The Viking map of the world, called the Vinland Map, has been a source of debate for decades. Now it appears it may not be what it seems.
In 1957, a book dealer approached the British Museum with a 15th-century map on parchment that showed the outline of North America, as well as the rest of the known world at the time. Since researchers believed it had been copied from an earlier version, this led to the belief that the Vikings may have landed in North America in 1000 AD and then returned to Europe, where they described the outline of the continent to map-makers. Adding to this supposition was that the American coastline had been labeled Vinlandia Insula.
Yet not everyone was convinced of the map’s authenticity. The endings of some Latin words were written incorrectly, the handwriting style looked modern, the outline of Greenland was too accurate for what was believed known about it at the time, and there was no information as to who owned the map between its creation in the 15th century and the 1950s.
Moreover, the original owner of the map had been convicted of stealing manuscripts.
Suspecting a forgery, the British Museum declined to purchase the map, and it ended up in the hands of an American dealer for $3500. In 1965, it was sold for $300,000 to a Yale alumnus, who donated the map to the University. Although by then archaeologists had discovered the Viking settlements in Newfoundland, thereby proving that the Vikings had crossed the Atlantic far earlier than their European counterparts, much was made of the map, in both a book written about it and a front page article in the New York Times.
Since then, the map’s authenticity has been debated by archivists, scientists, and historians. To put the issue finally to rest, recently, researchers at Yale used state-of-the-art technology to date not only the parchment but also the ink. What they found was surprising.
Although the parchment does date to the mid 1400s, they found that the ink used was only available after 1920. Moreover, they also found instructions written in Latin on how to bind the map in a genuine, 15th-century manuscript, an obvious ploy, they say, to convince doubters that the map had been created in the 15th century. So yes, the researchers say, the map appeared to have been forged.
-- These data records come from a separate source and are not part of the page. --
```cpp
__global__ __launch_bounds__(256, GD_SUMS_WAVES) void gd_sums_stream_kernel(Job job)
{
    __shared__ uint4 s_q[4 * SQ_CAP];
    __shared__ unsigned long long s_acc[4 * NACC];
    const int lane = threadIdx.x & 63;
    const uint32_t unit = blockIdx.x * 4u + (uint32_t)__builtin_amdgcn_readfirstlane((int)(threadIdx.x >> 6));
    if (unit >= job.n_groups) return;
    int ci = 0;
    for (int base = 0; base < job.n_ctgs; base += 64) {
        const int k = base + lane;
        const bool le = k < job.n_ctgs && job.ctgs[k].grp_beg <= unit;
        const int cnt = __popcll(__builtin_amdgcn_ballot_w64(le));
        ci = base + cnt - 1;
        if (cnt < 64) break;
    }
    ci = __builtin_amdgcn_readfirstlane(ci);
    const ContigDev& c = job.ctgs[ci];
    const uint32_t n_reads = c.n_reads;
    const uint32_t length = (uint32_t)c.length;
    const uint32_t W = (uint32_t)job.W, wm = job.w_magic, ws = job.w_shift;
    const uint32_t nwin = div_magic(length - 1u, wm, ws) + 1u;
    int64_t* const wsum = job.win_sum + c.win_off;
    const gptr_u32 off = (gptr_u32)c.off;
    const gptr_u32 cigar = (gptr_u32)c.cigar;
    const int Q_ = job.Q;

    const uint32_t r_first = (unit - c.grp_beg) * (GROUP * GPW);
    uint32_t r_end = r_first + GROUP * GPW;
    r_end = r_end < n_reads ? r_end : n_reads;
    const rsrc_t r_pos = make_rsrc(c.pos + r_first, (r_end - r_first) * 4u);
    const rsrc_t r_rec = make_rsrc(c.off + r_first, (r_end - r_first + 1u) * 4u);
    const rsrc_t r_flag = make_rsrc((const void*)(c.flag + r_first), ((r_end - r_first + 1u) & ~1u) * 2u);
    const rsrc_t r_mapq = make_rsrc((const void*)(c.mapq + r_first), ((r_end - r_first + 3u) & ~3u));

    uint4* const Q = &s_q[(threadIdx.x >> 6) * SQ_CAP];
    uint32_t qn = 0;
    Acc acc;
    acc.lds = &s_acc[(threadIdx.x >> 6) * NACC];
    acc.kw0 = 0;
    acc.wsum = wsum;
    acc.nwin = nwin;
#pragma unroll
    for (uint32_t i = 0; i < NACC; i += 64u) acc.lds[i + (uint32_t)lane] = 0ull;

    auto load_records = [&](Stage& S, uint32_t g) {
        S.pv = __builtin_amdgcn_raw_buffer_load_b128(r_pos, (int)(g - r_first) * 4 + lane * 16, 0, 0);
        S.rv = __builtin_amdgcn_raw_buffer_load_b128(r_rec, (int)(g - r_first) * 4 + lane * 16, 0, 0);
        typedef unsigned int v2u_t __attribute__((ext_vector_type(2)));
        S.g0 = g;
        S.ob = (uint32_t)__builtin_amdgcn_raw_buffer_load_b32(r_rec, (int)(g - r_first) * 4 + lane * 16 + 16, 0, 0);
        const v2u_t fv = __builtin_amdgcn_raw_buffer_load_b64(r_flag, (int)(g - r_first) * 2 + lane * 8, 0, 0);
        S.fw0 = fv.x; S.fw1 = fv.y;
        S.mq = (uint32_t)__builtin_amdgcn_raw_buffer_load_b32(r_mapq, (int)(g - r_first) + lane * 4, 0, 0);
    };
    auto fetch_ops = [&](Stage& S) {
        {
            const uint32_t o[U + 1] = {S.rv.x, S.rv.y, S.rv.z, S.rv.w, S.ob};
            uint32_t n[U];
            bool keep[U];
            const uint32_t fl[U] = {S.fw0 & 0xffffu, S.fw0 >> 16, S.fw1 & 0xffffu, S.fw1 >> 16};
#pragma unroll
            for (int u = 0; u < U; ++u) {
                const bool valid = S.g0 + (uint32_t)lane * U + (uint32_t)u < r_end;
                n[u] = valid ? o[u + 1] - o[u] : 0u;
                keep[u] = ((fl[u] & job.flag_mask) == 0) & ((int)((S.mq >> (8 * u)) & 0xffu) >= Q_) & (n[u] != 0u);
            }
            typedef unsigned int v4u_t __attribute__((ext_vector_type(4)));
            typedef const __attribute__((address_space(1))) v4u_t* gptr_v4;
            const bool four = ((n[0] & n[1] & n[2] & n[3]) == 1u) & ((n[0] | n[1] | n[2] | n[3]) == 1u);
            v4u_t o4 = {0u, 0u, 0u, 0u};
            if (four) o4 = *(gptr_v4)(cigar + o[0]);
            uint32_t c0[U] = {o4.x, o4.y, o4.z, o4.w}, c1[U] = {0u, 0u, 0u, 0u}, c2[U] = {0u, 0u, 0u, 0u};
            const int32_t pq[U] = {(int32_t)S.pv.x, (int32_t)S.pv.y, (int32_t)S.pv.z, (int32_t)S.pv.w};
            uint32_t three = 0;
            if (__builtin_amdgcn_ballot_w64(!four) != 0ull) {
#pragma unroll
                for (int u = 0; u < U; ++u) {
                    const bool t3 = !four & keep[u] & (n[u] == 3u) & (pq[u] >= 0);
                    if (!four & keep[u]) c0[u] = cigar[o[u]];
                    if (!four & keep[u] & ((n[u] == 2u) | t3)) c1[u] = cigar[o[u] + 1u];
                    if (t3) c2[u] = cigar[o[u] + 2u];
                    three |= t3 ? 1u << u : 0u;
                }
            }
            uint32_t odd3 = three;
            while (__builtin_amdgcn_ballot_w64(odd3 != 0u) != 0ull) {
                const bool mine = odd3 != 0u;
                const int u = mine ? __ffs((int)odd3) - 1 : 0;
                const unsigned long long m = __builtin_amdgcn_ballot_w64(mine);
                const uint32_t np = (uint32_t)__popcll(m);
                if (qn + np > (uint32_t)SQ_CAP) break;
                odd3 &= odd3 - 1u;
                if (mine) {
                    const uint32_t rk = qn + __builtin_amdgcn_mbcnt_hi((uint32_t)(m >> 32), __builtin_amdgcn_mbcnt_lo((uint32_t)m, 0u));
                    const uint32_t pu = (uint32_t)(u == 0 ? pq[0] : u == 1 ? pq[1] : u == 2 ? pq[2] : pq[3]);
                    const uint32_t a0 = u == 0 ? c0[0] : u == 1 ? c0[1] : u == 2 ? c0[2] : c0[3];
                    const uint32_t a1 = u == 0 ? c1[0] : u == 1 ? c1[1] : u == 2 ? c1[2] : c1[3];
                    const uint32_t a2 = u == 0 ? c2[0] : u == 1 ? c2[1] : u == 2 ? c2[2] : c2[3];
                    Q[rk] = make_uint4(pu | 0x80000000u, a0, a1, a2);
                }
                qn += np;
            }
            three &= ~odd3;
            uint32_t kb = 0;
#pragma unroll
            for (int u = 0; u < U; ++u) {
                const uint32_t oa = c0[u] & 0xfu, ob2 = c1[u] & 0xfu;
                const bool ca = (0x181u >> oa) & 1u, ka = (0x18du >> oa) & 1u;
                const bool cb = (n[u] == 2u) & (bool)((0x181u >> ob2) & 1u);
                uint32_t eff = 0xffffffffu;
                if (n[u] <= 2u) {
                    if (ca & !cb) eff = c0[u] >> 4;
                    else if (!ka & cb) eff = c1[u] >> 4;
                    else if (!ca & !cb) eff = 0u;
                }
                const bool k = keep[u] & (eff != 0u) & !((three >> u) & 1u);
                S.cg[u] = eff == 0xffffffffu ? eff : eff << 4;
                kb |= k ? 1u << u : 0u;
            }
            S.obase = kb;
        }
    };
    auto work = [&](const Stage& S, uint32_t g0) {
        const int32_t p[U] = {(int32_t)S.pv.x, (int32_t)S.pv.y, (int32_t)S.pv.z, (int32_t)S.pv.w};
        const uint32_t rec[U] = {S.rv.x, S.rv.y, S.rv.z, S.rv.w};
        uint32_t n[U], ex[U];
        bool keep[U];
        {
            const uint32_t oe[U] = {S.rv.y, S.rv.z, S.rv.w, S.ob};
#pragma unroll
            for (int u = 0; u < U; ++u) {
                keep[u] = (S.obase >> u) & 1u;
                n[u] = keep[u] ? oe[u] - rec[u] : 0u;
                ex[u] = rec[u];
            }
        }

        const bool inb = g0 + (uint32_t)lane * U < r_end;
        const uint32_t kb = inb ? div_magic((uint32_t)(p[0] > 0 ? p[0] : 0), wm, ws) : 0xffffffffu;
        const uint32_t nb0 = inb ? (kb + 1u) * W : 0u;
        const uint32_t nb1 = nb0 + W >= nb0 ? nb0 + W : 0xffffffffu;
        const uint32_t nb2 = nb1 + W >= nb1 ? nb1 + W : 0xffffffffu;
        uint32_t a0 = 0, a1 = 0, a2 = 0;
        uint32_t odd = 0;
#pragma unroll
        for (int u = 0; u < U; ++u) {
            const uint32_t len = S.cg[u] >> 4;
            const uint32_t s = p[u] > 0 ? (uint32_t)p[u] : 0u;
            const uint32_t eu = s + len;
            const uint32_t ec = eu < length ? eu : length;
            const bool fits = keep[u] & (S.cg[u] != 0xffffffffu) & (len < (1u << 22)) & (p[u] >= 0) & (ec <= nb2);
            const uint32_t e = fits ? ec : s;
            const uint32_t l1 = s > nb0 ? s : nb0, l2 = s > nb1 ? s : nb1;
            const uint32_t h0 = e < nb0 ? e : nb0, h1 = e < nb1 ? e : nb1;
            a0 += (h0 > s ? h0 : s) - s;
            a1 += (h1 > l1 ? h1 : l1) - l1;
            a2 += (e > l2 ? e : l2) - l2;
            odd |= (keep[u] & !fits) ? 1u << u : 0u;
        }
        while (__builtin_amdgcn_ballot_w64(odd != 0u) != 0ull) {
            const bool mine = odd != 0u;
            const int u = mine ? __ffs((int)odd) - 1 : 0;
            odd &= odd - 1u;
            const unsigned long long m = __builtin_amdgcn_ballot_w64(mine);
            const uint32_t np = (uint32_t)__popcll(m);
            if (qn + np > (uint32_t)SQ_DRAIN_AT) { drain_queue(Q, qn, lane, cigar, length, acc, W, wm, ws); qn = 0; }
            if (mine) {
                const uint32_t rk = qn + __builtin_amdgcn_mbcnt_hi((uint32_t)(m >> 32),
                                             __builtin_amdgcn_mbcnt_lo((uint32_t)m, 0u));
                const int32_t pu = u == 0 ? p[0] : u == 1 ? p[1] : u == 2 ? p[2] : p[3];
                const uint32_t nu = u == 0 ? n[0] : u == 1 ? n[1] : u == 2 ? n[2] : n[3];
                const uint32_t xu = u == 0 ? ex[0] : u == 1 ? ex[1] : u == 2 ? ex[2] : ex[3];
                Q[rk] = make_uint4((uint32_t)pu, xu, nu, 0u);
            }
            qn += np;
        }

        const uint32_t kb_next = (uint32_t)__builtin_amdgcn_update_dpp((int)0xfffffffeu, (int)kb, 0x130, 0xf, 0xf, false);
        const bool tail = inb && (lane == 63 || kb_next != kb);
        const unsigned long long tm = __builtin_amdgcn_ballot_w64(tail);
        const unsigned long long before = tm & ((1ull << lane) - 1ull);
        const int pt = before != 0ull ? 63 - __clzll((long long)before) : 0;
        const uint32_t s0 = (uint32_t)wave_inclusive_scan((int)a0);
        const uint32_t s1 = (uint32_t)wave_inclusive_scan((int)a1);
        const uint32_t s2 = (uint32_t)wave_inclusive_scan((int)a2);
        const uint32_t q0 = (uint32_t)__shfl((int)s0, pt, 64);
        const uint32_t q1 = (uint32_t)__shfl((int)s1, pt, 64);
        const uint32_t q2 = (uint32_t)__shfl((int)s2, pt, 64);
        if (tail) {
            const bool first = before == 0ull;
            add_win(acc, kb, s0 - (first ? 0u : q0));
            add_win(acc, kb + 1u, s1 - (first ? 0u : q1));
            add_win(acc, kb + 2u, s2 - (first ? 0u : q2));
        }
    };

    Stage A, B, C;
    load_records(A, r_first);
    load_records(B, r_first + GROUP);
    {
        const int32_t p0 = __builtin_amdgcn_readfirstlane((int)A.pv.x);
        acc.kw0 = div_magic((uint32_t)(p0 > 0 ? p0 : 0), wm, ws);
    }
    fetch_ops(A);
    for (uint32_t g = r_first; g < r_end; g += 3u * GROUP) {
        load_records(C, g + 2u * GROUP); fetch_ops(B); work(A, g);
        if (g + GROUP >= r_end) break;
        load_records(A, g + 3u * GROUP); fetch_ops(C); work(B, g + GROUP);
        if (g + 2u * GROUP >= r_end) break;
        load_records(B, g + 4u * GROUP); fetch_ops(A); work(C, g + 2u * GROUP);
    }
    if (qn != 0u) drain_queue(Q, qn, lane, cigar, length, acc, W, wm, ws);
    __builtin_amdgcn_wave_barrier();
#pragma unroll
    for (uint32_t i = 0; i < NACC; i += 64u) {
        const unsigned long long v = acc.lds[i + (uint32_t)lane];
        const uint32_t k = acc.kw0 + i + (uint32_t)lane;
        if (v != 0ull && k < nwin) atomicAdd(reinterpret_cast<unsigned long long*>(&wsum[k]), v);
    }
}

}
}
```

Measured before the change: 806.9 billion ref-bases/s.

## Prefetch eight cigar ops per lane via buffer loads split across pipeline stages

Result: no change. 808.7 billion ref-bases/s, median of 2 (+0.2%).

```diff
diff --git a/goleft_amd/csrc/gd_sums_stream.hpp b/goleft_amd/csrc/gd_sums_stream.hpp
--- a/goleft_amd/csrc/gd_sums_stream.hpp
+++ b/goleft_amd/csrc/gd_sums_stream.hpp
@@ -5,10 +5,12 @@
 
 constexpr uint32_t NACC = 256;
 
+typedef __attribute__((address_space(3))) unsigned long long* lds_u64;
+typedef __attribute__((address_space(1))) unsigned long long* glb_u64;
 struct Acc {
-    unsigned long long* lds;
+    lds_u64 lds;
     uint32_t kw0;
-    int64_t* wsum;
+    glb_u64 wsum;
     uint32_t nwin;
 };
 
@@ -16,8 +18,8 @@
 {
     if (v != 0u && k < A.nwin) {
         const uint32_t rel = k - A.kw0;
-        if (rel < NACC) atomicAdd(&A.lds[rel], (unsigned long long)v);
-        else atomicAdd(reinterpret_cast<unsigned long long*>(&A.wsum[k]), (unsigned long long)v);
+        if (rel < NACC) __hip_atomic_fetch_add(A.lds + rel, (unsigned long long)v, __ATOMIC_RELAXED, __HIP_MEMORY_SCOPE_WORKGROUP);
+        else __hip_atomic_fetch_add(A.wsum + k, (unsigned long long)v, __ATOMIC_RELAXED, __HIP_MEMORY_SCOPE_AGENT);
     }
 }
 
@@ -40,6 +42,10 @@
 #define GD_SUMS_DRAIN_AT 256
 #endif
 constexpr int SQ_DRAIN_AT = GD_SUMS_DRAIN_AT;
+static_assert(SQ_DRAIN_AT <= SQ_CAP, "the queue is drained before a round could write past its last slot");
+constexpr int OPS_FETCHED = 8;
+constexpr uint32_t OPS_DESC_MAX = 0x3ffffff0u;
+constexpr uint32_t OPS_NOWHERE = OPS_DESC_MAX * 4u;
 #ifndef GD_SUMS_WAVES
 #define GD_SUMS_WAVES 1
 #endif
@@ -101,6 +107,7 @@
     typedef unsigned int v4u __attribute__((ext_vector_type(4)));
     v4u pv, rv;
     uint32_t ob;
+    v4u q0, q1;
     uint32_t obase;
     uint32_t cg[U];
     unsigned int fw0, fw1, mq;
@@ -140,91 +147,101 @@
     const rsrc_t r_rec = make_rsrc(c.off + r_first, (r_end - r_first + 1u) * 4u);
     const rsrc_t r_flag = make_rsrc((const void*)(c.flag + r_first), ((r_end - r_first + 1u) & ~1u) * 2u);
     const rsrc_t r_mapq = make_rsrc((const void*)(c.mapq + r_first), ((r_end - r_first + 3u) & ~3u));
+    const uint32_t ops_lim = c.n_ops < OPS_DESC_MAX ? c.n_ops : OPS_DESC_MAX;
+    const rsrc_t r_ops = make_rsrc(c.cigar, ops_lim * 4u);
 
     uint4* const Q = &s_q[(threadIdx.x >> 6) * SQ_CAP];
     uint32_t qn = 0;
     Acc acc;
-    acc.lds = &s_acc[(threadIdx.x >> 6) * NACC];
+    acc.lds = (lds_u64)&s_acc[(threadIdx.x >> 6) * NACC];
     acc.kw0 = 0;
-    acc.wsum = wsum;
+    acc.wsum = (glb_u64)wsum;
     acc.nwin = nwin;
 #pragma unroll
     for (uint32_t i = 0; i < NACC; i += 64u) acc.lds[i + (uint32_t)lane] = 0ull;
 
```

But who might have forged the map… and why?
The most likely culprit, the researchers said, was Yugoslavian Friar Luka Jelic (1863-1922).
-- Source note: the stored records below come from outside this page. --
@@ -201,7 +203,7 @@
         if (g == 0) strip_write1((i + 1) % NS, rb);
         if (g == 1) issue_a1((i + 1) % NS, rb);
         if (g == 2 && DBL) strip_read1(nxt, rb);
-        if (g >= 1 && rb == (g == 1 ? RB - 1 : 0)) issue_b1(i % NBUF, g - 1);
+        if (g >= 1 && rb == (g == 1 ? RBT - 1 : 0)) issue_b1(i % NBUF, g - 1);
         __builtin_amdgcn_sched_barrier(0);
       }
     }
@@ -210,7 +212,7 @@
     sb_next += 4;
     if (!DBL) {
 #pragma unroll
-      for (int rb = 0; rb < RB; ++rb) strip_read1(nxt, rb);
+      for (int rb = 0; rb < RBT; ++rb) strip_read1(nxt, rb);
     }
     __builtin_amdgcn_sched_barrier(0);
   };
@@ -218,7 +220,7 @@
 #pragma unroll
   for (int j = 0; j < NS; ++j) {
 #pragma unroll
-    for (int rb = 0; rb < RB; ++rb) issue_a1(j, rb);
+    for (int rb = 0; rb < RBT; ++rb) issue_a1(j, rb);
     sa_next += 4;
   }
 #pragma unroll
@@ -229,27 +231,27 @@
   }
   asm volatile("" :: "v"(pf[0]), "v"(pf[1]), "v"(pf[2]), "v"(pf[3]), "v"(pf[4]), "v"(pf[5]));
 #pragma unroll
-  for (int rb = 0; rb < RB; ++rb) strip_write1(0, rb);
-#pragma unroll
-  for (int rb = 0; rb < RB; ++rb) issue_a1(0, rb);
+  for (int rb = 0; rb < RBT; ++rb) strip_write1(0, rb);
+#pragma unroll
+  for (int rb = 0; rb < RBT; ++rb) issue_a1(0, rb);
   sa_next += 4;
 #pragma unroll
-  for (int rb = 0; rb < RB; ++rb) strip_read1(0, rb);
+  for (int rb = 0; rb < RBT; ++rb) strip_read1(0, rb);
   __builtin_amdgcn_sched_barrier(0);
-  constexpr int U = DBL ? 6 : 2;
-  static_assert(U % NS == 0 && U % NBUF == 0, "ring sizes divide the round");
-  const int nrounds = ((nst + 3) / 4 + U - 1) / U;
+  constexpr int RND = CB == 3 ? 6 : 2;
+  static_assert(RND % NS == 0 && RND % NBUF == 0 && RND % 2 == 0, "ring sizes divide the round");
+  const int nrounds = ((nst + 3) / 4 + RND - 1) / RND;
 #pragma unroll 1
   for (int r = 0; r < nrounds; ++r) {
 #pragma unroll
-    for (int j = 0; j < U; ++j) step(j);
+    for (int j = 0; j < RND; ++j) step(j);
   }
   mfma_drain(acc);
 
   MSTAMP(2);
   const int c = lane & 15, q = lane >> 4;
-  const bool owner = wave < CB;
-  const int mycb = owner ? wave : 0;
+  const bool owner = wave < NOWN;
+  const int myob = owner ? wave : 0, myu = myob / CB, mycb = myob - myu * CB;
   uint32_t xo[SLOTS];
   float res[SLOTS];
   float al = 1.f, be = 0.f, bs = 0.f, cs = 0.f;
@@ -257,7 +259,7 @@
   if (owner) {
 #pragma unroll
     for (int s = 0; s < SLOTS; ++s) {
-      const int32_t g = rowtab[16 * (s >> 2) + 4 * q + (s & 3)];
+      const int32_t g = rowtab[ROWSU * myu + 16 * (s >> 2) + 4 * q + (s & 3)];
       xo[s] = (g >= 0 && ncol < N) ? ((uint32_t)g * (uint32_t)P.ldo + (uint32_t)ncol) * 4u : INV;
     }
     const __amdgpu_buffer_rsrc_t r_rs = make_rsrc(P.resid);
@@ -274,13 +276,13 @@
   __syncthreads();
   __builtin_amdgcn_sched_barrier(0);
 #pragma unroll
-  for (int cb = 0; cb < CB; ++cb)
-    if (wave != cb) {
-      const int j = wave < cb ? wave : wave - 1;
+  for (int ob = 0; ob < NOWN; ++ob)
+    if (wave != ob) {
+      const int j = wave < ob ? wave : wave - 1, r0 = (ob / CB) * RB, cb = ob % CB;
 #pragma unroll
       for (int rb = 0; rb < RB; ++rb) {
-        red[(((cb * 3 + j) * 2 + 0) * RB + rb) * 64 + lane] = acc_read(acc[1][rb][cb]) * 256 + acc_read(acc[0][rb][cb]);
-        red[(((cb * 3 + j) * 2 + 1) * RB + rb) * 64 + lane] = acc_read(acc[2][rb][cb]);
+        red[(((ob * 3 + j) * 2 + 0) * RB + rb) * 64 + lane] = acc_read(acc[1][r0 + rb][cb]) * 256 + acc_read(acc[0][r0 + rb][cb]);
+        red[(((ob * 3 + j) * 2 + 1) * RB + rb) * 64 + lane] = acc_read(acc[2][r0 + rb][cb]);
         __builtin_amdgcn_sched_barrier(0);
       }
     }
@@ -297,12 +299,16 @@
   for (int rb = 0; rb < RB; ++rb) {
     i32x4 lo = i32x4{0, 0, 0, 0}, hi = i32x4{0, 0, 0, 0};
 #pragma unroll
-    for (int cb = 0; cb < CB; ++cb)
-      if (wave == cb) { lo = acc_read(acc[1][rb][cb]) * 256 + acc_read(acc[0][rb][cb]); hi = acc_read(acc[2][rb][cb]); }
+    for (int ob = 0; ob < NOWN; ++ob)
+      if (wave == ob) {
+        const int r = (ob / CB) * RB + rb, cb = ob % CB;
+        lo = acc_read(acc[1][r][cb]) * 256 + acc_read(acc[0][r][cb]);
+        hi = acc_read(acc[2][r][cb]);
+      }
 #pragma unroll
     for (int j = 0; j < 3; ++j) {
-      lo += red[(((mycb * 3 + j) * 2 + 0) * RB + rb) * 64 + lane];
-      hi += red[(((mycb * 3 + j) * 2 + 1) * RB + rb) * 64 + lane];
+      lo += red[(((myob * 3 + j) * 2 + 0) * RB + rb) * 64 + lane];
+      hi += red[(((myob * 3 + j) * 2 + 1) * RB + rb) * 64 + lane];
     }
 #pragma unroll
     for (int e = 0; e < 4; ++e) {
@@ -317,7 +323,7 @@
     __builtin_amdgcn_sched_barrier(0);
   }
   if constexpr ((EPI & 1) != 0) {
-    uint8_t* S = smem + mycb * REDC;
+    uint8_t* S = smem + myob * REDC;
     uint32_t sel1, sel2;
     quad_sel(lane, sel1, sel2);
     const int m4 = (c >> 2), ci = c & 3;
@@ -337,10 +343,10 @@
       *reinterpret_cast<uint32_t*>(S + (16 * rb + 4 * q + ci) * SP1 + 4 * m4) = w;
     }
 #pragma unroll
-    for (int it = 0; it < (ROWS + 63) / 64; ++it) {
+    for (int it = 0; it < (ROWSU + 63) / 64; ++it) {
       const int r = lane + 64 * it;
-      if (r < ROWS) {
-        const int32_t g = rowtab[r];
+      if (r < ROWSU) {
+        const int32_t g = rowtab[ROWSU * myu + r];
         const u32x4 v = *reinterpret_cast<const u32x4*>(S + r * SP1);
         const uint32_t off = (g >= 0 && n0 + 16 * mycb < N) ? (uint32_t)g * (uint32_t)P.ldsp + (uint32_t)(n0 + 16 * mycb) : INV;
         __builtin_amdgcn_raw_buffer_store_b128(v, o_rs, off, 0, 0);
@@ -371,6 +377,26 @@
 void launch_bt(const SmallMParams& P, int epi, int nk, bool bt, int cb, dim3 grid, hipStream_t s) {
   if (bt) { if (cb == 3) launch_t<T, AM, true, 3>(P, epi, nk, grid, s); else launch_t<T, AM, true, 2>(P, epi, nk, grid, s); }
   else launch_t<T, AM, false, 2>(P, epi, nk, grid, s);
+}
+
+template <int T, int AM>
+void launch_rows(const SmallMParams& P, int epi, int nk, dim3 grid, hipStream_t s) {
+  if (epi == 2) SDF_LAUNCH((smallm_kernel<T, 2, 0, AM, true, 2, 2>), grid, dim3(256), 0, s, P);
+  else if (epi == 1) {
+    if (nk == 0) SDF_LAUNCH((smallm_kernel<T, 1, 0, AM, true, 2, 2>), grid, dim3(256), 0, s, P);
+    else SDF_LAUNCH((smallm_kernel<T, 1, 2, AM, true, 2, 2>), grid, dim3(256), 0, s, P);
+  } else {
+    if (nk == 0) SDF_LAUNCH((smallm_kernel<T, 3, 0, AM, true, 2, 2>), grid, dim3(256), 0, s, P);
+    else SDF_LAUNCH((smallm_kernel<T, 3, 2, AM, true, 2, 2>), grid, dim3(256), 0, s, P);
+  }
+}
+
+constexpr int SMALLM_UR = 2;
+static bool smallm_many_rows(int64_t units, int ncg, int K) {
+  const char* e = sdf_sw(SW_SMALLM_ROWS);
+  if (K < 64 || K % 64 || units < SMALLM_UR || (e && e[0] == '0')) return false;
+  if (e && e[0] == '2') return true;
+  return (units + SMALLM_UR - 1) / SMALLM_UR * ncg >= 2 * 256;
 }
 
 __global__ __launch_bounds__(256) void tile_weight_i8x3_kernel(const int8_t* __restrict__ planes, int8_t* __restrict__ tiled, int N, int K) {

In the late 1800s, nationalists were searching for a way to create pro-Aryan sentiment… and the myth of the Vikings as the ones to discover America played well into this narrative.
But Dr. Jelic committed an error in a paper he wrote when he described a bishop who was sent west to rediscover North America centuries after the Viking Leif Ericsson. In the paper, Jelic called him “Bishop of Greenland and the neighboring regions,” the exact wording found on the Yale map.
"The Vinland Map is a fake," said Raymond Clemens, curator of early books and manuscripts at Yale’s Beinecke Library. "There is no reasonable doubt here. This new analysis should put the matter to rest."